Tout comme Pierre Statius, premier vice-président de la CDIUFM, Patrick Demougin fait de la question des « reçus-collés » une priorité : « 70 % des étudiants inscrits dans un master enseignement ne réussissent pas les concours pour devenir enseignant et un nombre important de ces « reçus-collés » ne veut pas se reconvertir ailleurs. Nous ne pouvons pas faire comme s’ils n’existaient pas. Actuellement, les masters enseignement sont tellement ouverts que tout le monde peut y entrer. Il faut en revoir le contenu et construire des passerelles avec les universités pour ceux qui échouent aux concours ».

Structurer la recherche en éducation

« Un autre enjeu est bien de structurer localement et nationalement la recherche en éducation, qui n’inclut pas uniquement les sciences de l’éducation, mais aussi des pans de la psychologie, de la sociologie, les recherches en didactique… Il n’existe pas d’organisme de recherche sur cette thématique de l’éducation.

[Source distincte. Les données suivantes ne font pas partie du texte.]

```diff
@@ -664,8 +714,7 @@
                         ended = (remaining == 0);
                         if ((HRT_SP_PRUNE & 1) && prune && thr.x == 0.f && thr.y == 0.f && thr.z == 0.f) ended = true;
                         if (!ended) {
-                            sp_st4(L, 2, slot, sp_pack(thr.x, thr.y, thr.z, rad.x));
-                            sp_st4(L, 3, slot, make_uint4(__float_as_uint(rad.y), __float_as_uint(rad.z), rng.i, sp_w7((uint32_t)remaining, pnum)));
+                            rng_i = rng.i;
                             trace = true;
                             last_seg = (HRT_SP_PRUNE & 2) && !LIGHTS && prune && remaining == 1;
                         }
@@ -683,14 +732,6 @@
                     SEG(5);
                 }
                 if (SPHF && trace && hn.kind == 0u && pmn == 0u) {
-                    f3 thr = mk(1.f, 1.f, 1.f);
-                    int remaining = 6;
-                    if (!is_gen) {
-                        const uint4 g2 = sp_ld4(L, 2, slot), g3 = sp_ld4(L, 3, slot);
-                        thr = mk(__uint_as_float(g2.x), __uint_as_float(g2.y), __uint_as_float(g2.z));
-                        rad = mk(__uint_as_float(g2.w), __uint_as_float(g3.x), __uint_as_float(g3.y));
-                        remaining = (int)sp_w7_left(g3.w);
-                    }
                     rad = rad + thr * sky(cx, ray.d, remaining);
                     trace = false; ended = true; last_seg = false;
                 }
@@ -713,19 +754,27 @@
                     freed = true;
                 }
                 if (trace) {
-                    sp_store_ray_hit(L, slot, ray, hn);
+                    to_mesh = pmn != 0u;
+                    kind = hn.kind;
+                }
+                const uint32_t to = trace ? (to_mesh ? 0u : 1u + kind) : (freed ? 5u : SP_TO_NONE);
+                uint32_t entry = slot;
+                if (trace && !to_mesh) entry = slot | SP_POSITIONAL;
+#if HRT_SP_PMQ
+                if (trace && to_mesh && pm_in_entry) entry = slot | (pmn << 12);
+#endif
+                const uint32_t at = sp_push_all(L, C, parity ^ 1u, to, entry);
+                if (trace) {
+                    const SpRec rec = sp_rec(L, !to_mesh, slot, (to == 2u || to == 3u) ? 1u : 2u, parity ^ 1u, at);
+                    sp_st4(L, rec, 0, sp_pack(ray.o.x, ray.o.y, ray.o.z, ray.d.x));
+                    sp_st4(L, rec, 1, sp_g1(ray, hn));
+                    sp_st4(L, rec, 2, sp_pack(thr.x, thr.y, thr.z, rad.x));
+                    sp_st4(L, rec, 3, make_uint4(__float_as_uint(rad.y), __float_as_uint(rad.z), rng_i, sp_w7((uint32_t)remaining, pnum)));
 #if HRT_SP_PMQ
                     if (!pm_in_entry)
 #endif
                     if (pmn != 0u) sp_st4(L, 5, slot, make_uint4(HRT_KD_NIL, 0u, 0u, pmn));
-                    to_mesh = pmn != 0u;
-                    kind = hn.kind;
-                }
-#if HRT_SP_PMQ
-                sp_push_all(L, C, parity ^ 1u, trace ? (to_mesh ? 0u : 1u + kind) : (freed ? 5u : SP_TO_NONE), (trace && to_mesh && pm_in_entry) ? (slot | (pmn << 12)) : slot);
-#else
-                sp_push_all(L, C, parity ^ 1u, trace ? (to_mesh ? 0u : 1u + kind) : (freed ? 5u : SP_TO_NONE), slot);
-#endif
+                }
 #pragma unroll
                 for (uint32_t k = 0; k < HRT_SP_UNITS; ++k) fin[k] += (uint32_t)__popcll(__ballot(freed && fin_unit == k));
                 SEG(6);
```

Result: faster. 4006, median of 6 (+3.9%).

L’INRP a failli l’être, mais il n’existe plus », explique Philippe Girard. Pour le directeur de l’IUFM d’Aquitaine, il faut travailler à la constitution de « réseaux de recherche, complémentaires d’un site à l’autre ». Sans être exclusif, le modèle de structure fédérative de recherche en éducation, telle que celle mise en place à Bordeaux et en cours de déploiement à Marseille, semble intéresser le ministre Vincent Peillon, assure-t-il.

Les futures missions des ESPE selon la CDIUFM

De manière générale, la CDIUFM souhaite que les trois missions confiées aux universités - formation, recherche et insertion - soient aussi celles affichées pour les ESPE. « Nous avons le sentiment que notre idée, selon laquelle la formation des enseignants doit être universitaire et professionnelle est partagée par le nouveau gouvernement », assure Patrick Demougin, qui a rencontré le ministre Vincent Peillon le 18 juin dernier.